Sustaining Tumor Suppression

“The RNA interference pathway can be harnessed to suppress expression of any gene, expanding the drug targets beyond what is accessible by antibodies and small molecules,” says Judy Lieberman, M.D., Ph.D., chair and senior investigator, Cellular and Molecular Medicine, Boston Children’s Hospital and professor, department of pediatrics, Harvard Medical School. “However, there are two potential bottlenecks to delivering siRNA into cells, crossing the plasma membrane and once in the cell, getting out of endosomes.”

This limitation has restricted development of siRNA-based drugs primarily to liver diseases. Finding suitable methods to deliver siRNAs to other tissues would expand siRNA applications to tissues other than the liver.

Dr. Lieberman explored chimeric RNAs composed of an aptamer, a short structured RNA sequence that has been selected for high-affinity binding to a cell surface receptor, fused to an siRNA for targeted gene knockout. One aptamer she studied binds to the HIV receptor CD4. Fused siRNAs were designed to silence either viral genes or CCR5, an HIV co-receptor. These chimeras effectively inhibited HIV infection in vivo in humanized mice and in human tissue explants.

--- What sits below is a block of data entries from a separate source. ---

int vdx_attention_forward_ex(int mode, const float* x, float* y, const void* wqkv_packed, const float* bqkv,
                             const void* wo_packed, const float* bo, int batch, int frames, int h, int w, int c, int heads,
                             int temporal, int fp8_core, void* stream) {
    if (fp8_core && mode != VDX_MODE_BF16) VDX_FAIL(VDX_ERR_INVALID, "attention: the fp8 core needs VDX_MODE_BF16");
    if (!x || !y || !wqkv_packed || !bqkv || !wo_packed || !bo) VDX_FAIL(VDX_ERR_INVALID, "attention: null tensor");
    if (mode != VDX_MODE_F32 && mode != VDX_MODE_BF16 && mode != VDX_MODE_F16) VDX_FAIL(VDX_ERR_INVALID, "bad mode");
    if (c % 4 || c > 1024 || heads < 1) VDX_FAIL(VDX_ERR_INVALID, "attention: C must be a multiple of 4 and <= 1024");
    vdx::AttnArgs a;
    memset(&a, 0, sizeof(a));
    a.x = x; a.y = y; a.wqkv = wqkv_packed; a.bqkv = bqkv; a.wo = wo_packed; a.bo = bo; a.C = c; a.heads = heads;
    a.scale = 1.0f / sqrtf(32.0f);
    const long hw = (long)h * w;
    if (temporal) {
        a.L = frames; a.nseq = (long)batch * hw; a.inner = hw; a.inner_stride = c; a.outer_stride = (long)frames * hw * c; a.tok_stride = hw * c;
    } else {
        a.L = (int)hw; a.nseq = (long)batch * frames; a.inner = 1; a.inner_stride = 0; a.outer_stride = hw * c; a.tok_stride = c;
    }
    if (a.L > 64) VDX_FAIL(VDX_ERR_INVALID, "attention: more than 64 tokens per sequence is not supported");
    a.fp8_core = fp8_core ? 1 : 0;
    VDX_HIP(vdx::launch_attention(mode, a, (hipStream_t)stream));
    return VDX_OK;
}

int vdx_attention_forward_bf16(const void* x_bf16, void* y_bf16, const void* wqkv_packed, const float* bqkv,
                               const void* wo_packed, const float* bo, int batch, int frames, int h, int w, int c, int heads,
                               int temporal, int fp8_core, void* stream) {
    if (!x_bf16 || !y_bf16 || !wqkv_packed || !bqkv || !wo_packed || !bo) VDX_FAIL(VDX_ERR_INVALID, "attention: null tensor");
    if (c % 8 || c > 1024 || heads < 1) VDX_FAIL(VDX_ERR_INVALID, "attention (bf16 tensors): C must be a multiple of 8 and <= 1024");
    vdx::AttnArgs a;
    memset(&a, 0, sizeof(a));
    a.x = reinterpret_cast<const float*>(x_bf16); a.y = reinterpret_cast<float*>(y_bf16); a.io_bf16 = 1;
    a.wqkv = wqkv_packed; a.bqkv = bqkv; a.wo = wo_packed; a.bo = bo; a.C = c; a.heads = heads;
    a.scale = 1.0f / sqrtf(32.0f);
    const long hw = (long)h * w;
    if (temporal) {
        a.L = frames; a.nseq = (long)batch * hw; a.inner = hw; a.inner_stride = c; a.outer_stride = (long)frames * hw * c; a.tok_stride = hw * c;
    } else {
        a.L = (int)hw; a.nseq = (long)batch * frames; a.inner = 1; a.inner_stride = 0; a.outer_stride = hw * c; a.tok_stride = c;
    }
    if (a.L > 64) VDX_FAIL(VDX_ERR_INVALID, "attention: more than 64 tokens per sequence is not supported");
    a.fp8_core = fp8_core ? 1 : 0;
    VDX_HIP(vdx::launch_attention(VDX_MODE_BF16, a, (hipStream_t)stream));
    return VDX_OK;
}

size_t vdx_sla_workspace_bytes(int mode, int nframes, int npix, int heads) { return vdx::sla_workspace_bytes(mode, nframes, npix, heads); }

int vdx_sla_forward(int mode, const float* x, float* y, const void* wq_packed, const void* wk_packed, const void* wv_packed,
                    const void* wo_packed, void* workspace, int batch, int frames, int h, int w, int c, int heads, void* stream) {
    if (!x || !y || !wq_packed || !wk_packed || !wv_packed || !wo_packed || !workspace) VDX_FAIL(VDX_ERR_INVALID, "sla: null tensor");
    if (mode != VDX_MODE_F32 && mode != VDX_MODE_BF16 && mode != VDX_MODE_F16) VDX_FAIL(VDX_ERR_INVALID, "bad mode");
    if (heads != 8 || c % 4 || c > 1024) VDX_FAIL(VDX_ERR_INVALID, "sla: needs 8 heads, C multiple of 4 and <= 1024");
    vdx::SlaArgs a;
    memset(&a, 0, sizeof(a));
    a.x = x; a.y = y; a.wq = wq_packed; a.wk = wk_packed; a.wv = wv_packed; a.wo = wo_packed; a.workspace = workspace;
    a.C = c; a.heads = heads; a.NF = batch * frames; a.N = h * w;
    VDX_HIP(vdx::launch_sla(mode, a, (hipStream_t)stream));
    return VDX_OK;
}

“Antiretroviral drugs in the form of intravaginal gels are able to interrupt HIV transmission, but their effect does not last and requires topical application daily or just before sexual intercourse,” continues Dr. Lieberman. “CD4 aptamer-siRNA chimeras efficiently silence gene expression for several weeks in the mouse genital tract. Such lasting effect could reduce the number of applications and improve compliance with the treatment regimen.”

Dr. Lieberman hopes that this technology will be developed to prevent the spread of HIV in third world countries. Using a similar approach, her team developed an effective tool to suppress epithelial breast cancers and their tumor-initiating stem cells.

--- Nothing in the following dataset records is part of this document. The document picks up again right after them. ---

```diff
+    if (f & kSiteW01) site_w(o, xr[0], xi[0], 1, w.re[0][1], w.im[0][1]);
+    if (f & kSiteW10) site_w(o, xr[1], xi[1], 0, w.re[1][0], w.im[1][0]);
     normalise(o, y);
     return dist2(o, x, y);
+  }
+  static QMPS_CORE_FN void site_w(const O& o, const V (&xr)[4], const V (&xi)[4], int s2, V (&wre)[4], V (&wim)[4]) {
+#pragma unroll
+    for (int l = 0; l < 4; ++l) {
+      V br, bi;
+      o.uni(s2, l, 0, br, bi);
+      V cr = O::fma(xi[0], bi, xr[0] * br), ci = O::fma(-xr[0], bi, xi[0] * br);
+#pragma unroll
+      for (int k = 1; k < 4; ++k) {
+        o.uni(s2, l, k, br, bi);
+        cr = O::fma(xr[k], br, cr);
+        cr = O::fma(xi[k], bi, cr);
+        ci = O::fma(xi[k], br, ci);
+        ci = O::fma(-xr[k], bi, ci);
+      }
+      wre[l] = cr;
+      wim[l] = ci;
+    }
+  }
+  static QMPS_CORE_FN void update_sites(const O& o, const V (&us)[16], uint32_t need, P p, SiteW& w) {
+    V xr[2][4], xi[2][4];
+    own_rows_times_r(o, us, xr, xi);
+    const uint32_t f = rho_site_factors(need);
+#pragma unroll
+    for (int t2 = 0; t2 < 2; ++t2)
+#pragma unroll
+      for (int s2 = 0; s2 < 2; ++s2) {
+        if (t2 != s2 && !(f & (t2 == 0 ? kSiteW01 : kSiteW10))) continue;
+        V tre[4], tim[4];
+        site_w(o, xr[t2], xi[t2], s2, tre, tim);
+#pragma unroll
+        for (int l = 0; l < 4; ++l) {
+          w.re[t2][s2][l] = O::sel(p, tre[l], w.re[t2][s2][l]);
+          w.im[t2][s2][l] = O::sel(p, tim[l], w.im[t2][s2][l]);
+        }
+      }
   }
 
   static QMPS_CORE_FN void square(V (&Rc)[4][16]) {
@@ -331,11 +409,7 @@
     return e;
   }
 
-  static QMPS_CORE_FN P density(const O& o, const V (&us)[16], V (&pre)[4][4], V (&pim)[4][4]) {
-    return density(o, us, kRhoNeedAll, pre, pim);
-  }
-  static QMPS_CORE_FN P density(const O& o, const V (&us)[16], uint32_t need, V (&pre)[4][4], V (&pim)[4][4]) {
-    V rre[4][4], rim[4][4];
+  static QMPS_CORE_FN P ldl(const V (&us)[16], V (&rre)[4][4], V (&rim)[4][4], V (&lre)[4][4], V (&lim)[4][4], V (&d)[4]) {
 #pragma unroll
     for (int k = 0; k < 4; ++k)
 #pragma unroll
@@ -344,31 +418,37 @@
         rim[k][l] = k == l ? O::splat(0.0) : us[4 * l + k];
       }
     P pd = O::gt0(rre[0][0]);
-    V lre[4][4], lim[4][4], d[4];
-    {
-#pragma unroll
-      for (int j = 0; j < 4; ++j) {
-        V dj = rre[j][j];
-#pragma unroll
-        for (int k = 0; k < j; ++k) dj = O::fma(-(lre[j][k] * lre[j][k] + lim[j][k] * lim[j][k]), d[k], dj);
-        d[j] = dj;
-        pd = O::p_and(pd, O::gt0(dj));
-        const V inv = O::rcp(O::sel(O::gt0(dj), dj, O::splat(1.0)));
-#pragma unroll
-        for (int i = j + 1; i < 4; ++i) {
-          V cr = rre[j][i], ci = -rim[j][i];
-#pragma unroll
-          for (int k = 0; k < j; ++k) {
-            const V pr = lre[i][k] * lre[j][k] + lim[i][k] * lim[j][k];
-            const V pi = lim[i][k] * lre[j][k] - lre[i][k] * lim[j][k];
-            cr = O::fma(-pr, d[k], cr);
-            ci = O::fma(-pi, d[k], ci);
-          }
-          lre[i][j] = cr * inv;
-          lim[i][j] = ci * inv;
-        }
-      }
-    }
+#pragma unroll
+    for (int j = 0; j < 4; ++j) {
+      V dj = rre[j][j];
+#pragma unroll
+      for (int k = 0; k < j; ++k) dj = O::fma(-(lre[j][k] * lre[j][k] + lim[j][k] * lim[j][k]), d[k], dj);
+      d[j] = dj;
+      pd = O::p_and(pd, O::gt0(dj));
+      const V inv = O::rcp(O::sel(O::gt0(dj), dj, O::splat(1.0)));
+#pragma unroll
+      for (int i = j + 1; i < 4; ++i) {
+        V cr = rre[j][i], ci = -rim[j][i];
+#pragma unroll
+        for (int k = 0; k < j; ++k) {
+          const V pr = lre[i][k] * lre[j][k] + lim[i][k] * lim[j][k];
+          const V pi = lim[i][k] * lre[j][k] - lre[i][k] * lim[j][k];
+          cr = O::fma(-pr, d[k], cr);
+          ci = O::fma(-pi, d[k], ci);
+        }
+        lre[i][j] = cr * inv;
+        lim[i][j] = ci * inv;
+      }
+    }
+    return pd;
+  }
+
+  static QMPS_CORE_FN P density(const O& o, const V (&us)[16], V (&pre)[4][4], V (&pim)[4][4]) {
+    return density(o, us, kRhoNeedAll, pre, pim);
+  }
+  static QMPS_CORE_FN P density(const O& o, const V (&us)[16], uint32_t need, V (&pre)[4][4], V (&pim)[4][4]) {
+    V rre[4][4], rim[4][4], lre[4][4], lim[4][4], d[4];
+    const P pd = ldl(us, rre, rim, lre, lim, d);
     V bre[4][4], bim[4][4];
     b_rows(o, bre, bim);
 #pragma unroll
@@ -482,6 +562,89 @@
     }
   }
 
+  static QMPS_CORE_FN P density_sites(const O& o, const V (&us)[16], uint32_t need, const SiteW& w, V (&pre)[4][4], V (&pim)[4][4]) {
+    P pd;
+    {
+      V rre[4][4], rim[4][4], lre[4][4], lim[4][4], d[4];
+      pd = ldl(us, rre, rim, lre, lim, d);
+    }
+#pragma unroll
+    for (int tau = 0; tau < 4; ++tau)
+#pragma unroll
+      for (int sg = tau; sg < 4; ++sg) {
+        pre[tau][sg] = O::splat(0.0);
+        pim[tau][sg] = O::splat(0.0);
+      }
+    static_for<3>([&](auto F) {
+      constexpr int s1 = decltype(F)::value == 0 ? 0 : 1, t1 = decltype(F)::value == 2 ? 1 : 0;
+      constexpr uint32_t parts = rho_site_parts(1u << decltype(F)::value);
+      if (need & parts) {
+        V cr[4], ci[4], nre[4], nim[4];
+#pragma unroll
+        for (int i = 0; i < 4; ++i) o.col(t1, i, cr[i], ci[i]);
+#pragma unroll
+        for (int l = 0; l < 4; ++l) {
+          V ur, ui;
+          o.uni(s1, 0, l, ur, ui);
+          V re = O::fma(ui, ci[0], ur * cr[0]), im = O::fma(-ui, cr[0], ur * ci[0]);
+#pragma unroll
+          for (int i = 1; i < 4; ++i) {
+            o.uni(s1, i, l, ur, ui);
+            re = O::fma(ur, cr[i], re);
+            re = O::fma(ui, ci[i], re);
+            im = O::fma(ur, ci[i], im);
+            im = O::fma(-ui, cr[i], im);
+          }
+          nre[l] = re;
+          nim[l] = im;
+        }
+#pragma unroll
+        for (int l = 0; l < 4; ++l) {
+          QMPS_COMPUTED_HERE(nre[l]);
+          QMPS_COMPUTED_HERE(nim[l]);
+        }
+#pragma unroll
+        for (int t2 = 0; t2 < 2; ++t2)
+#pragma unroll
+          for (int s2 = 0; s2 < 2; ++s2) {
+            const int tau = 2 * t1 + t2, sg = 2 * s1 + s2;
+            if (tau > sg) continue;
+            if ((need >> (4 * tau + sg)) & 1u) {
+              V c = w.re[t2][s2][0] * nre[0];
+              c = O::fma(-w.im[t2][s2][0], nim[0], c);
+#pragma unroll
+              for (int l = 1; l < 4; ++l) {
+                c = O::fma(w.re[t2][s2][l], nre[l], c);
+                c = O::fma(-w.im[t2][s2][l], nim[l], c);
+              }
+              pre[tau][sg] = c;
+            }
+          }
+        if ((need & parts) >> 16) {
+#pragma unroll
+          for (int t2 = 0; t2 < 2; ++t2)
+#pragma unroll
+            for (int s2 = 0; s2 < 2; ++s2) {
+              const int tau = 2 * t1 + t2, sg = 2 * s1 + s2;
+              if (tau >= sg) continue;
+              if ((need >> (16 + 4 * tau + sg)) & 1u) {
+                V c = w.re[t2][s2][0] * nim[0];
+                c = O::fma(w.im[t2][s2][0], nre[0], c);
+#pragma unroll
+                for (int l = 1; l < 4; ++l) {
+                  c = O::fma(w.re[t2][s2][l], nim[l], c);
+                  c = O::fma(w.im[t2][s2][l], nre[l], c);
+                }
+                pim[tau][sg] = c;
+              }
+            }
+        }
+      }
+    });
+    QMPS_SCHED_FENCE();
+    return pd;
+  }
+
   static QMPS_CORE_FN V energy(const double* h, const V (&pre)[4][4], const V (&pim)[4][4]) {
     return energy(h, kRhoNeedAll, pre, pim);
   }
```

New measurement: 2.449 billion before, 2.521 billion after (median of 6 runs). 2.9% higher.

Most epithelial cancers and their stem cells express EpCAM tumor-associated antigen, which is currently an FDA-approved marker for monitoring metastatic breast, colon, and prostate cancers. EpCAM aptamer-siRNA chimeric molecules (AsiCs) mediate knockdown of PLK1, a gene required for mitosis.

Dr. Lieberman’s group observed that their chimeras were taken up by EpCAM+ cancer cells in xenografted tumors, and that the tumors regressed. Moreover, AsiC-treated cancer cells were unable to form tumors, indicating that the cancer stem cells had been eliminated.

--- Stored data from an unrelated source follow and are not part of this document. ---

+template <int K, int S, int KS, int NTHR, int XS, bool GATED, int ROW, int WALK>
+__device__ __forceinline__ void front2_walk_body(const F2Params p) {
+    static_assert(ROW >= 0 && WALK >= 2, "front2: the walk is a form of the static kernels");
+    constexpr F2Shape sg = f2_static_shape(ROW);
+    static_assert(sg.k == K && sg.s == S && sg.KS == KS && sg.threads == NTHR && sg.xs == XS && (sg.gated != 0) == GATED,
+                  "front2: the static plan belongs to another instantiation");
+#define GEO(f) (sg.f)
+    constexpr bool ONE_TILE = sg.CC <= 32;
+    constexpr F2Walk wk = WALK2[ROW];
+    static_assert(WALK == wk.depth && sg.tiles_y % WALK == 0, "front2: the walk's depth is the table's and divides the tile rows");
+    static_assert(ONE_TILE, "front2: the walk loads the weight fragments of ONE channel tile, once");
+    constexpr bool KEEP = wk.keep != 0, AHEAD = wk.ahead != 0;
+    constexpr int HR = K - S;
+    constexpr int NCH = (3 * S + K + XS + 3) / 4;
+    constexpr int NER = (RL - 1) * S + K;
+    constexpr int NWAVE = NTHR / 64;
+    constexpr int PF = KS <= 7 ? KS : 6;
+
+    extern __shared__ __attribute__((aligned(16))) unsigned char smem[];
+    unsigned char* E = smem;
+
+    const int tid = threadIdx.x;
+    const int lane = tid & 63;
+    const int wave = __builtin_amdgcn_readfirstlane(tid >> 6);
+    const int g = lane >> 5, lm = lane & 31;
+    int b, tile, chunk;
+    xcd_front(int(blockIdx.x), GEO(ntiles) / WALK, GEO(chunks), p.n, p.xcd != 0, b, tile, chunk);
+    int tyi = tile / GEO(tiles_x);
+    const int txi = tile - tyi * GEO(tiles_x);
+    tyi *= WALK;
+    tile = tyi * GEO(tiles_x) + txi;
+    const int c0 = chunk * GEO(CC);
+    const int ccur = (ROW >= 0 && sg.Cexp % sg.CC == 0) ? sg.CC
+                                                        : ((GEO(Cexp) - c0 < GEO(CC)) ? (GEO(Cexp) - c0) : GEO(CC));
+    const int H = GEO(H), Cin = GEO(Cin), RP = GEO(RP), CP = GEO(CP);
+    int oy0, iy0, ez_lo, er_lo, er_hi, NR, nsr, nstrip, ntask, t_begin, t_end;
+    oy0 = tyi * GEO(TH);
+    const int ox0 = txi * GEO(TXG) * 4;
+    iy0 = oy0 * S - GEO(pad);
+    const int ix0 = ox0 * S - GEO(pad) - XS;
+
+    er_lo = ez_lo = iy0 < 0 ? -iy0 : 0;
+    er_hi = (iy0 + GEO(EH) < H) ? GEO(EH) : H - iy0;
+    const int ex_lo = ix0 < 0 ? -ix0 : 0, ex_hi = (ix0 + GEO(EWp) < H) ? GEO(EWp) : H - ix0;
+    constexpr F2Strips sx = f2_static_strips(ROW);
+    const int g_lo = sx.g_lo >= 0 ? sx.g_lo : ex_lo >> 2, g_hi = (ex_hi + 3) >> 2;
+    const int NG = g_hi - g_lo;
+    NR = er_hi - er_lo;
+    const int SCL = sx.scl >= 0 ? sx.scl : (NG <= 2 ? 1 : (NG <= 4 ? 2 : 3)), SC = 1 << SCL, SRL = 3 - SCL, SR = 1 << SRL;
+    const int nsc = sx.nsc >= 0 ? sx.nsc : (NG + SC - 1) >> SCL;
+    nsr = (NR + SR - 1) >> SRL;
+    const int ntile = (ccur + 31) >> 5;
+    nstrip = nsc * nsr;
+    ntask = nstrip * ntile;
+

Dr. Lieberman emphasizes that siRNA-based cancer treatments might still require a combination approach to lessen the chances of developing drug resistance: “Luckily, the AsiCs are easy to manufacture, are not toxic, do not stimulate an innate immune response, and do not induce antibodies.” Dr. Lieberman hopes to translate her inventions into clinical use by starting a company based on AsiCs.